Österreichische Pressestimmen
Die Vorarlberger Nachrichten sehen Spannung – auch in Wien:
Bundeskanzler Wolfgang Schüssel wird sich gestern wirklich mit Landeshauptmann Herbert Sausgruber gefreut haben. Mag schon sein, dass er, Schüssel, zuletzt nicht einmal mehr ins Ländle reisen durfte. Doch was zählt das noch?
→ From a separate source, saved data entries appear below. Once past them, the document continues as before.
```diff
@@ -148,7 +149,9 @@
         attr_set = true;
     }
     const int tiles = ((p.M + BM - 1) / BM) * ((p.N + BN - 1) / BN);
-    hipLaunchKernelGGL((gemm_bf16tn_kernel<BM, BN>), dim3(tiles, 1, p.splitk), dim3(256), smem, stream, p);
+    p.bind = (p.splitk % 8 == 0) ? 1 : 0;
+    const int grid = tiles * p.splitk;
+    hipLaunchKernelGGL((gemm_bf16tn_kernel<BM, BN>), dim3(grid), dim3(256), smem, stream, p);
     SPE_CHECK_LAUNCH();
     return 0;
 }
@@ -161,7 +164,7 @@
     if (!al16(A16) || !al16(B16) || (lda & 7) || (ldb & 7) || (M & 7) || (N & 7)) return -2;
     GemmTNArgs p;
     p.A = reinterpret_cast<const unsigned short*>(A16); p.B = reinterpret_cast<const unsigned short*>(B16); p.C = C;
-    p.M = M; p.N = N; p.R = R; p.lda = lda; p.ldb = ldb; p.ldc = ldc; p.alpha = alpha; p.slab = 0;
+    p.M = M; p.N = N; p.R = R; p.lda = lda; p.ldb = ldb; p.ldc = ldc; p.alpha = alpha; p.slab = 0; p.bind = 0;
     const int rtiles = (R + GT_BR - 1) / GT_BR;
     if (splitk < 0) { splitk = -splitk; p.slab = (long)M * ldc; if (splitk > rtiles) return -5; }
     else if (splitk > 1) return -2;
diff --git a/spe_amd/kernels.py b/spe_amd/kernels.py
--- a/spe_amd/kernels.py
+++ b/spe_amd/kernels.py
@@ -248,6 +248,19 @@
         t64 = ((M + 63) // 64) * ((N + 63) // 64)
         sk = max(1, min(512 // t64, K // 512, 16))
     return sk
+
+
+def tn_splitk(M, N, R):
+    t128 = ((M + 127) // 128) * ((N + 127) // 128)
+    t64 = ((M + 63) // 64) * ((N + 63) // 64)
+    if t128 < 256:
+        for sk in (8, 16):
+            if sk > R // 512:
+                break
+            wgs = (t64 if t128 * sk < TN_SMALL_MAX else t128) * sk
+            if TN_SMALL_MAX <= wgs <= 512:
+                return sk
+    return auto_splitk(M, N, R, 1)
 
 
 def gemm(A, B, C, M, N, K, lda, ldb, ldc, transA=False, transB=False, bias=None, C2=None,
@@ -602,7 +615,7 @@
 
 def _dw16_tn(dy16, x16, N, K, R, dW_out, lda=None):
     lda = N if lda is None else lda
-    sk = min(auto_splitk(N, K, R, 1), max(1, R // 64))
+    sk = min(tn_splitk(N, K, R), max(1, R // 64))
     return _dw_slabs(lambda C, splitk: gemm16_tn(dy16, x16, C, N, K, R, lda, K, K, splitk=splitk), sk, N, K, dW_out, dy16.device)
 
 
```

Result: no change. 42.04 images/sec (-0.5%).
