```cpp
ConvLayer make_conv1d(ParamStore& ps, const std::string& prefix, int Ci, int Co, int k, int dil, int pad, bool need_bwd);
ConvLayer make_convT1d(ParamStore& ps, const std::string& prefix, int Ci, int Co, int k, int stride, int pad, bool need_bwd);
ConvLayer make_conv2d(ParamStore& ps, const std::string& prefix, int Ci, int Co, int k, int stride, int pad, bool need_bwd);
ConvLayer make_conv2d_asym(ParamStore& ps, const std::string& prefix, int Ci, int Co, int k, int stride, int pad_lo, int pad_hi);
ConvLayer make_linear(ParamStore& ps, const std::string& prefix, int Ci, int Co, bool bias, bool need_bwd);
int pack_layer(ParamStore& ps, ConvLayer& L, hipStream_t st);
int pack_linear_stack(ParamStore& ps, ConvLayer& dst, const ConvLayer* const* src, int n, hipStream_t st);

int conv_out_len(const ConvLayer& L, int Ti);
int conv_fwd_1d(const ConvLayer& L, const act_t* in, void* out, int B, int Ti, const Epi& e, hipStream_t st);
int conv_bwd_1d(const ConvLayer& L, const act_t* dout, void* din, int B, int Ti, const Epi& e, hipStream_t st);
int conv_fwd_1d_desc(const ConvLayer& L, const act_t* in, void* out, int B, int Ti, const Epi& e, GemmDesc& d);
int conv_bwd_1d_desc(const ConvLayer& L, const act_t* dout, void* din, int B, int Ti, const Epi& e, GemmDesc& d);
struct PairDead;
int conv_pair_run(const GemmDesc& a, const GemmDesc& b, hipStream_t st, const PairDead* dead = nullptr);
int conv_fwd_2d(const ConvLayer& L, const act_t* in, void* out, int B, int Hi, int Wi, const Epi& e, hipStream_t st, int* gn_rows = nullptr);
int pack_layer_up2x(ParamStore& ps, ConvLayer& L, hipStream_t st);
int conv_up2x_fwd(const ConvLayer& L, const act_t* in, void* out, int B, int Hi, int Wi, const Epi& e, hipStream_t st,
                  float* const* gn_buf = nullptr, int* gn_rows = nullptr);
int conv_up2x_bwd(const ConvLayer& L, const act_t* dout, void* din, int B, int Hi, int Wi, const Epi& e, hipStream_t st);
int conv_bwd_2d(const ConvLayer& L, const act_t* dout, void* din, int B, int Hi, int Wi, const Epi& e, hipStream_t st, int* gn_rows = nullptr);
struct GemmBatch { int Z = 1, Zi = 1; long long sAo = 0, sAi = 0, sBo = 0, sBi = 0, sCo = 0, sCi = 0; };
int gemm_nt(const act_t* A, int lda, const act_t* Bm, int ldb, void* C, int ldc, int M, int N, int K, const Epi& e,
            const GemmBatch& gb, hipStream_t st);
int linear_fwd(const ConvLayer& L, const act_t* in, int lda, void* out, int ldc, long long rows, const Epi& e, hipStream_t st);
int linear_bwd(const ConvLayer& L, const act_t* dout, int lda, void* din, int ldc, long long rows, const Epi& e, hipStream_t st);

struct GroupNormLayer {
  int C = 0, G = 32, g_id = -1, b_id = -1;
  float eps = 1e-5f;
};
GroupNormLayer make_gn(ParamStore& ps, const std::string& prefix, int C, int G, float eps);
struct GnSave { float* stats = nullptr; float* scale = nullptr; float* shift = nullptr; };
```

diffmusic_amd/csrc/layers.hip:

```cpp
#include "layers.h"
#include "conv_pair.h"
#include <cstdarg>

static thread_local char g_err[512] = "";
void dmx_set_error(const char* fmt, ...) {
  va_list ap;
  va_start(ap, fmt);
  vsnprintf(g_err, sizeof(g_err), fmt, ap);
  va_end(ap);
}
extern "C" const char* dmx_last_error() { return g_err; }
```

Entscheidend ist nun etwas anderes: Vom Wahlsieg, den Sausgruber da erzielt hat, wird auch er profitieren; die Stimmung in der ÖVP wird nach einem solchen Zugewinn wohl über die Landesgrenzen hinweg wieder steigen, nachdem sie nach den Urnengängen in Kärnten und Salzburg sowie bei der Bundespräsidentschaftswahl so tief gefallen ist. Dieser gut gelaunte Bundeskanzler dürfte nun spätestens bei der morgigen Ministerratsvorbesprechung einem deprimierten Vizekanzler gegenüber sitzen: Für Hubert Gorbach ist dieses Wahldebakel eine besonders schwere Niederlage. Allein schon, weil er an der Seite von Dieter Egger persönlich mitgekämpft hat. Vor allem aber, weil die Machtverhältnisse in der FPÖ nun wohl definitiv zu seinen Ungunsten geklärt sind. Der Kärntner Landeshauptmann Jörg Haider ist der Einzige, der den Freiheitlichen noch einen Wahlerfolg bescheren kann; das hat er im heurigen Frühjahr bewiesen. Die Partei wird sich also weniger denn je davon abbringen lassen (können), voll auf ihn zu setzen. Was das für die Koalition bedeutet? Spannung.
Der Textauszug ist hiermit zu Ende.